Auch das diskutierte Sonderkündigungsrecht bei einem Wechsel des Darlehensgebers bereitet den TSI-Managern Kopfzerbrechen. Wenn es zu einem generellen Sonderkündigungsrecht käme, das auch so genannte stille Zessionen umfasst (Abtretungen, bei denen kein Vertragsübergang stattfindet), wäre der Verbriefungsmarkt tot, befürchtet Bechtold. Dies hätte auch Auswirkungen auf die Refinanzierung von Banken durch EZB-Transaktionen, bei denen vorrangige strukturierte Wertpapiere zur Refinanzierung an die Europäische Zentralbank gehen. Bechtold hofft aber, dass Verbriefungen von den diskutierten Einschränkungen ausgenommen würden.


Auf der Zielgeraden

Geplante Gesetze

Der bessere Schutz vor Kreditverkäufen soll Bestandteil des sogenannten Risikobegrenzungsgesetzes werden.
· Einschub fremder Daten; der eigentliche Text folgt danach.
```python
@steps.methods(_on_device)
class Phi3VModel:
    def __init__(self, cfg, weights, device="cuda:0"):
        if not torch.cuda.is_available():
            raise RuntimeError("Phi3VModel needs a GPU: the hot path is HIP-only (no CPU fallback)")
        ops.L.lib()
        self.cfg, self.device = cfg, torch.device(device)
        self.vision = is_vision(cfg)
        self.w = {k: v.to(self.device, BF16).contiguous() for k, v in weights.items() if not isinstance(v, Q4Weight)}
        self.w4 = {k: tuple(t.to(self.device) for t in q4_repack(*v)) for k, v in weights.items() if isinstance(v, Q4Weight)}
        self.hd = head_dim(cfg)
        if self.hd != 96:
            raise ValueError(f"decoder head_dim must be 96 (got {self.hd})")
        self.hidden_hook = None
        self.w8 = {}
        self._rope_tables = {}
        self._vit_graphs, self._vit_seen = {}, {}
        self.adapters = {}
        self._lora_tmp = {}
        self._lora_flat = None
        self.adapter_names = []
        self._bank = {}
        self._bank_keep = []
        self._rows_cur = None
        self.serving = os.environ.get("P3V_SHARED_GPU", "0") == "1"
        self.epoch = 0
        self._prefill_graphs = {}
        self._prefill_seen = {}
        self._states = weakref.WeakSet()
        self.fp8_act = bool(getattr(cfg, "fp8_activations", True)) and os.environ.get("P3V_FP8_PREFILL", "mfma") != "dequant"
        if getattr(cfg, "quantized_fp8", False):
            self._quantize_decoder_fp8()
        if getattr(cfg, "quantized_int4", False):
            self._quantize_decoder_q4()
        if self.w4 and not hasattr(self, "_deq"):
            n_max = max(v[0].shape[0] * v[0].shape[1] * 8 for v in self.w4.values())
            self._deq = torch.empty(n_max, dtype=BF16, device=self.device)
        self.w13 = {}
        if os.environ.get("P3V_PACK13", "1") != "0":
            self._pack_decoder_b13()
        if self.vision:
            self._prep_vision()

    def _quantize_decoder_fp8(self):
        names = [k for k in self.w if k == "lm_head.weight" or (k.startswith("model.layers.") and k.endswith("_proj.weight"))]
        for k in names:
            self.w8[k] = ops.quantize_fp8_rows(self.w.pop(k))
        n_max = max(v[0].shape[0] * v[0].shape[1] for v in self.w8.values())
        self._deq = torch.empty(n_max, dtype=BF16, device=self.device)

    @_on_device
    def _pack_decoder_b13(self):
        for k, v in self.w.items():
            if k != "lm_head.weight" and not (k.startswith("model.layers.") and k.endswith(("qkv_proj.weight", "gate_up_proj.weight", "down_proj.weight"))):
                continue
            if v.dim() != 2 or v.shape[1] not in (3072, 8192) or v.shape[0] % 2:
                continue
            pk = ops.pack_b13(v, silu_pairs=k.endswith("gate_up_proj.weight"))
            if pk is not None:
                self.w13[k] = pk

    def _packed(self, key):
        pk = self.w13.get(key)
        if pk is not None and not pk.current(self.w.get(key)):
            del self.w13[key]
            self.epoch += 1
            return None
        return pk

    def repack_b13(self):
        self.w13.clear()
        self.epoch += 1
        for st in list(self._states):
            st.graphs.clear()
        if os.environ.get("P3V_PACK13", "1") != "0":
            self._pack_decoder_b13()

    def set_adapters(self, adapters):
        if adapters and self._bank:
            raise ValueError("this model carries an adapter bank (set_adapter_bank): detach it before set_adapters -- one or the other")
        self._set_adapters(adapters)

    @_on_device
    def _set_adapters(self, adapters):
        for k, (a, b, _) in adapters.items():
            shape = self._weight_shape(k)
            if tuple(a.shape[:1]) != (shape[1],) or tuple(b.shape[1:]) != (shape[0],):
                raise ValueError(f"LoRA shapes {tuple(a.shape)} x {tuple(b.shape)} do not fit {k} {tuple(shape)}")
        self.adapters = {k: (a.to(self.device, F32).contiguous(), b.to(self.device, F32).contiguous(), float(s))
                         for k, (a, b, s) in adapters.items()}
        self.epoch += 1
        for st in list(self._states):
            st.graphs.clear()
        self._lora_tmp, self._lora_flat = {}, None
        self._prefill_graphs.clear()

    def _weight_shape(self, k):
        if k in self.w:
            return tuple(self.w[k].shape)
        if k in self.w8:
            return tuple(self.w8[k][0].shape)
        return (self.w4[k][0].shape[0], self.w4[k][0].shape[1] * 8)

    def set_adapter_bank(self, bank):
        bank = dict(bank or {})
        if not bank and not self._bank:
            return
        if bank and self.adapters:
            raise ValueError("this model carries a set_adapters adapter: detach it (set_adapters({})) before set_adapter_bank -- one or the other")
        for name, ad in bank.items():
            if not isinstance(name, str) or not name:
                raise ValueError(f"adapter names are non-empty strings, got {name!r}")
            for k, (a, b, _) in ad.items():
                if not (k.startswith("model.layers.") and k.endswith("_proj.weight")) or not (k in self.w or k in self.w8 or k in self.w4):
                    raise ValueError(f"adapter {name!r}: {k} is not a decoder projection of this model")
                shape = self._weight_shape(k)
                if a.dim() != 2 or b.dim() != 2 or a.shape[0] != shape[1] or b.shape[1] != shape[0] or a.shape[1] != b.shape[0]:
                    raise ValueError(f"adapter {name!r}: LoRA shapes {tuple(a.shape)} x {tuple(b.shape)} do not fit {k} {tuple(shape)}")
                if not 1 <= a.shape[1] <= ops.L.LORA_MAX_RANK:
                    raise ValueError(f"adapter {name!r}: rank {a.shape[1]} of {k} is outside 1..{ops.L.LORA_MAX_RANK}")
        self._attach_bank(bank)

    @_on_device
    def _attach_bank(self, bank):
        names = list(bank)
        dev = {n: {k: (a.to(self.device, F32).contiguous(), b.to(self.device, F32).contiguous(), float(s)) for k, (a, b, s) in ad.items()}
               for n, ad in bank.items()}
        union = sorted({k for ad in dev.values() for k in ad})
        self._bank = {k: (ops.lora_table([dev[n].get(k) for n in names], self.device), max(dev[n][k][0].shape[1] for n in names if k in dev[n]))
                      for k in union}
        self._bank_keep, self.adapter_names = dev, names
        self.epoch += 1
        for st in list(self._states):
            st.graphs.clear()
        self._lora_tmp, self._lora_flat = {}, None
        self._prefill_graphs.clear()

    def _bank_has(self, suffix):
        return any(k.endswith(suffix) for k in self._bank)

    def _state_rows(self, st):
        if st.row_adapter is None:
            st.row_adapter = torch.full((st.B,), -1, dtype=I32, device=self.device)
        return st.row_adapter

    @_on_device
    def set_row_adapters(self, st, adapters, row0=0):
        if isinstance(adapters, (str, int)) or adapters is None:
            adapters = [adapters]
        slots = []
        for a in adapters:
            if a is None:
                slots.append(-1)
            elif isinstance(a, str):
                if a not in self.adapter_names:
# ... 558 lines not shown
        decode = L <= ops.L.DECODE_MAX_L
        if bufs is None:
            bufs = self._plan(st, B, L, fuse_o=decode and n_beam == 1, family=n_beam == 1)
        q, o, qkv, a, h, n_split, ws = (bufs[k] for k in ("q", "o", "qkv", "a", "h", "n_split", "ws"))
        fuse_o, attn_merge = bufs.get("fuse_o", False), bufs.get("attn_merge", False)
        if decode and d_past is not None:
            rc, rs, rb = bufs["rope_cos"], bufs["rope_sin"], L
        elif decode:
            rc, rs, rb = st.cos[:, past:], st.sin[:, past:], st.T
        if self._bank:
            ra = self._state_rows(st)
            self._rows_cur = ra if M == st.B else ra.repeat_interleave(M // st.B)
        mlx4 = st.mlx4
        if (st.quantized or mlx4) and n_beam > 1:
            raise NotImplementedError("Beam Search is not yet compatible with Quantized Cache")
        mlx4_first = mlx4 and past == 0 and st.mlx4_tokens == 0 and L <= st.k4.shape[3]
        if n_beam > 1:
            Lp = (L + 7) // 8 * 8
            k_new = torch.empty((B, nkv, Lp, hd), dtype=BF16, device=self.device)
            v_new = torch.zeros((B, nkv, hd, Lp), dtype=BF16, device=self.device)
        normed_in = False
        for i in range(cfg.num_hidden_layers):
            p = f"model.layers.{i}."
            fused_qkv = False
            k_w = p + "self_attn.qkv_proj.weight"
            if (not decode and n_beam == 1 and k_w in w and k_w not in self.adapters and k_w not in self._bank and not mlx4_first
                    and (M >= 1024 or M <= 256) and os.environ.get("P3V_QKV_FUSE", "1") != "0"):
                kd, vd = (st.k_tmp, st.v_tmp) if st.quantized else (st.k[i], st.v[i])
                if not (st.quantized and past > 0 and not st.fresh_rows):
                    hn = h if normed_in else ops.rmsnorm(x, w[p + "input_layernorm.weight"], eps, out=h)
                    normed_in = True
                    fused_qkv = ops.gemm_qkv(hn, w[k_w], st.cos, st.sin, q, kd, vd, B, L, nh, nkv, hd, past, st.Tp, True, st.T, 1,
                                             q_scale=scale * ops.Q_PRESCALE)
            if i == 0 and step_begin is not None:
                sb = step_begin
                w_fold = w.get(k_w) if k_w in w else (self.w8.get(k_w) or self.w4.get(k_w))
                if B == 1 and self._packed(k_w) is not None:
                    w_fold = self.w13[k_w]
                if not (w_fold is not None and k_w not in self.adapters and k_w not in self._bank and os.environ.get("P3V_STEP_FOLD", "1") != "0"
                        and ops.gemv_step_begin(sb["tok"], sb["table"], x, st.cos, st.sin, d_past, sb["cos_o"], sb["sin_o"],
                                                w_fold, w[p + "input_layernorm.weight"], eps, qkv)):
                    ops.step_begin(sb["tok"], sb["table"], x, st.cos, st.sin, d_past, sb["cos_o"], sb["sin_o"])
                    self._proj(x, k_w, norm_w=w[p + "input_layernorm.weight"], out=qkv, h=h)
            elif not fused_qkv:
                if normed_in:
                    self._proj(h, p + "self_attn.qkv_proj.weight", out=qkv)
                else:
                    self._proj(x, p + "self_attn.qkv_proj.weight", norm_w=w[p + "input_layernorm.weight"], out=qkv, h=h)
            o_i = o
            if fuse_o:
                o_i, o_other = (bufs["o_f"], bufs["o_f2"]) if i % 2 == 0 else (bufs["o_f2"], bufs["o_f"])
            if st.quantized:
                if decode:
                    kw_o = {}
                    if fuse_o:
                        w8o = self.w8[p + "self_attn.o_proj.weight"]
                        kw_o = dict(o_proj_w8=w8o[0], o_proj_scale=w8o[1], o_proj_x=x, o_rearm=o_other)
                    ops.attention_decode_q8(qkv, rc, rs, rb, st.k8[i], st.v8[i], st.ks[i], st.vs[i], o_i, B, L, nh, nkv,
                                            hd, scale, past, st.Tp, ws, n_split, pad_len=st.pad_len, d_past=d_past,
                                            merge_in_launch=attn_merge, **kw_o)
                else:
                    if past > 0 and not st.fresh_rows:
                        ops.kv_dequantize(st.k8[i], st.v8[i], st.ks[i], st.vs[i], st.k_tmp, st.v_tmp, past)
                    if not fused_qkv:
                        ops.rope_kv_append(qkv, st.cos, st.sin, q, st.k_tmp, st.v_tmp, B, L, nh, nkv, hd, past, st.Tp, True, st.T, 1,
                                           q_scale=scale * ops.Q_PRESCALE)
                    ops.attention(q, o, B, L, nh, nkv, hd, scale, True, past=past, k_past=st.k_tmp, v_past=st.v_tmp,
                                  past_t=st.Tp, pad_len=st.pad_len, new_is_cache=True, q_prescaled=True)
                    ops.kv_quantize(st.k_tmp, st.v_tmp, st.k8[i], st.v8[i], st.ks[i], st.vs[i], past, L)
            elif n_beam > 1:
                ops.rope_kv_append(qkv, st.cos, st.sin, q, k_new, v_new, B, L, nh, nkv, hd, past, Lp, False, st.T, n_beam)
                ops.attention(q, o, B, L, nh, nkv, hd, scale, True, k_new=k_new, v_new=v_new, new_t=Lp, past=past,
                              k_past=st.k[i], v_past=st.v[i], past_t=st.Tp, past_div=n_beam, pad_len=st.pad_len,
                              pad_div=n_beam, ws=ws, n_split=n_split)
            elif decode and bufs.get("family"):
                ops.attention_decode_family(qkv, rc, rs, rb, st.k[i], st.v[i], o_i, B, nh, nkv, hd, scale,
                                            past if d_past is None else bufs.get("past_lb", -1), st.Tp, ws, n_split, st.family,
                                            family_host=st.family_host, pad_len=st.pad_len, d_past=d_past)
            elif decode:
                kw_o = {}
                if fuse_o:
                    q4o = self.w4.get(p + "self_attn.o_proj.weight")
                    kw_o = dict(o_proj_w=q4o[0], o_proj_sb=q4o[1]) if q4o is not None else dict(o_proj_w=w[p + "self_attn.o_proj.weight"])
                    kw_o.update(o_proj_x=x, o_rearm=o_other)
                ops.attention_decode(qkv, rc, rs, rb, st.k[i], st.v[i], o_i, B, L, nh, nkv, hd, scale,
                                     past if d_past is None else bufs.get("past_lb", -1), st.Tp, ws, n_split,
                                     pad_len=st.pad_len, d_past=d_past, merge_in_launch=attn_merge, **kw_o)
            else:
                if not fused_qkv:
                    ops.rope_kv_append(qkv, st.cos, st.sin, q, st.k[i], st.v[i], B, L, nh, nkv, hd, past, st.Tp, True, st.T, 1,
                                       q_scale=scale * ops.Q_PRESCALE)
                ops.attention(q, o, B, L, nh, nkv, hd, scale, True, past=past, k_past=st.k[i], v_past=st.v[i],
                              past_t=st.Tp, pad_len=st.pad_len, new_is_cache=True, q_prescaled=True)
            if mlx4_first:
                self._mlx4_quantize(st, i, L, qkv, nh)
            if last_only and i == cfg.num_hidden_layers - 1 and L > 1:
                o = o.view(B, L, -1)[:, -1].contiguous()
                x = x.view(B, L, -1)[:, -1].contiguous()
                a, h = a[:B], h[:B]
                if self._bank:
                    self._rows_cur = self._state_rows(st) if B == st.B else self._state_rows(st).repeat_interleave(B // st.B)
            normed = False
            if not (fuse_o and decode and n_beam == 1):
                normed = self._proj_resid_norm(o, p + "self_attn.o_proj.weight", x, w[p + "post_attention_layernorm.weight"], h)
                if not normed:
                    self._proj(o, p + "self_attn.o_proj.weight", EPI_RESID_BF16, resid=x, out=x)
            if normed:
                self._proj(h, p + "mlp.gate_up_proj.weight", EPI_SILU_MUL, out=a)
            else:
                self._proj(x, p + "mlp.gate_up_proj.weight", EPI_SILU_MUL, norm_w=w[p + "post_attention_layernorm.weight"], out=a, h=h)
            normed_in = False
            if i + 1 < cfg.num_hidden_layers:
                normed_in = self._proj_resid_norm(a, p + "mlp.down_proj.weight", x, w[f"model.layers.{i + 1}.input_layernorm.weight"], h)
            if not normed_in:
                self._proj(a, p + "mlp.down_proj.weight", EPI_RESID_BF16, resid=x, out=x)
            if self.hidden_hook is not None:
                self.hidden_hook(i, x, B, x.shape[0] // B)
        if mlx4_first:
            st.mlx4_tokens = L
        return x

    def _mlx4_quantize(self, st, i, L, qkv, nh):
        if st.k4.shape[3] != L:
            nl, B, nkv, _, g, _ = st.k4.shape
            st.k4 = torch.zeros((nl, B, nkv, L, g, 4), dtype=I32, device=self.device)
            st.v4 = torch.zeros_like(st.k4)
            st.k_sb = torch.zeros((nl, B, nkv, L, g, 2), dtype=F32, device=self.device)
            st.v_sb = torch.zeros_like(st.k_sb)
        ops.kv_quantize_mlx4(st.k[i], st.v[i], st.k4[i], st.v4[i], st.k_sb[i], st.v_sb[i], L, qkv=qkv, cos_t=st.cos, sin_t=st.sin, nh=nh,
                             past=0, tab_t=st.T, tab_div=1)

    def _build_decode_graph(self, st):
        cfg, B, dev = self.cfg, st.B, self.device
        g = dict(tok=torch.zeros((B,), dtype=I32, device=dev), d_past=torch.zeros((1,), dtype=I32, device=dev),
                 d_step=torch.zeros((1,), dtype=I32, device=dev),
                 history=torch.zeros((B, max(1, st.max_tokens) + 1), dtype=I32).pin_memory(),
                 x=torch.empty((B, cfg.hidden_size), dtype=BF16, device=dev),
                 logits=torch.empty((B, cfg.vocab_size), dtype=BF16, device=dev),
                 next_tok=torch.zeros((B,), dtype=I32, device=dev), ticket=torch.zeros((1,), dtype=I32, device=dev))
        g["bufs"] = self._plan(st, B, 1, fuse_o=not st.slots, captured=True)
        g["amax_ws"] = torch.zeros((ops.L.GEMV_STEP_WS_BYTES // 4,), dtype=F32, device=dev)
        g["d_past"].fill_(st.offset)
        g["gemm_ws"] = {}
        g["graph"] = self._capture(lambda: self._decode_step(st, g), g["gemm_ws"])
        g["d_step"].zero_()
        return g

    def _decode_step(self, st, g, kind=steps.GREEDY):
        cfg, w, bufs, head = self.cfg, self.w, g["bufs"], "lm_head.weight"
        self._layers(g["x"], st, st.B, 1, 0, 1, bufs=bufs, d_past=g["d_past"],
                     step_begin=dict(tok=g["tok"], table=w["model.embed_tokens.weight"], cos_o=bufs["rope_cos"], sin_o=bufs["rope_sin"]))
        end = (g["next_tok"], g["tok"], g["history"], g["d_step"], g["d_past"], g["ticket"])
        if not kind.sampled:
            w_fold = w.get(head) if head in w else (self.w8.get(head) or self.w4.get(head))
            if st.B == 1 and self._packed(head) is not None:
                w_fold = self.w13[head]
            if (w_fold is not None and head not in self.adapters and os.environ.get("P3V_STEP_FOLD", "1") != "0"
                    and ops.gemv_step_end(g["x"], w_fold, w["model.norm.weight"], cfg.rms_norm_eps, g["logits"], *end, g["amax_ws"])):
                return self._logprobs_tail(st, g) if kind.logprobs else None
        self._proj(g["x"], head, norm_w=w["model.norm.weight"], out=g["logits"], h=bufs["h"])
        if kind.penalized:
            pen = st.penalty
            ops.penalize(g["logits"], pen["rows"], pen["seen"], pen["bias"], g["tok"], out=pen["adj"])
            if kind.guided:
                self._guide_mask(pen["adj"], st.guide, slice(0, st.B), g["tok"])
            ops.sample_step_end(pen["adj"], st.sample_rows, *end)
# ... 452 lines not shown
```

Das wiederum kommt nur dann, wenn sich die Koalition auf das Gesetz zur Modernisierung der Rahmenbedingungen für Kapitalbeteiligungen verständigt. Beide Gesetze sollen nach jetzigem Zeitplan im Juni verabschiedet werden.

Inhalt

Künftig sollen Banken zumindest deutlich machen, dass sie Forderungen abtreten dürfen. Oder die Kredite können gar nicht erst nicht verkauft werden.

Keine Lücken

Kommt es zum Verkauf, soll verhindert werden, dass der neue Gläubiger mehr Vermögen vollstrecken kann als ihm zusteht. Der Kreditnehmer soll nur noch für den Teil der Schuld haftbar sein, der noch nicht abbezahlt ist. Sonst könnte es passieren, dass ein Finanzinvestor nicht nur den offenen Kreditbetrag, sondern die ursprüngliche Schuldsumme einfordert.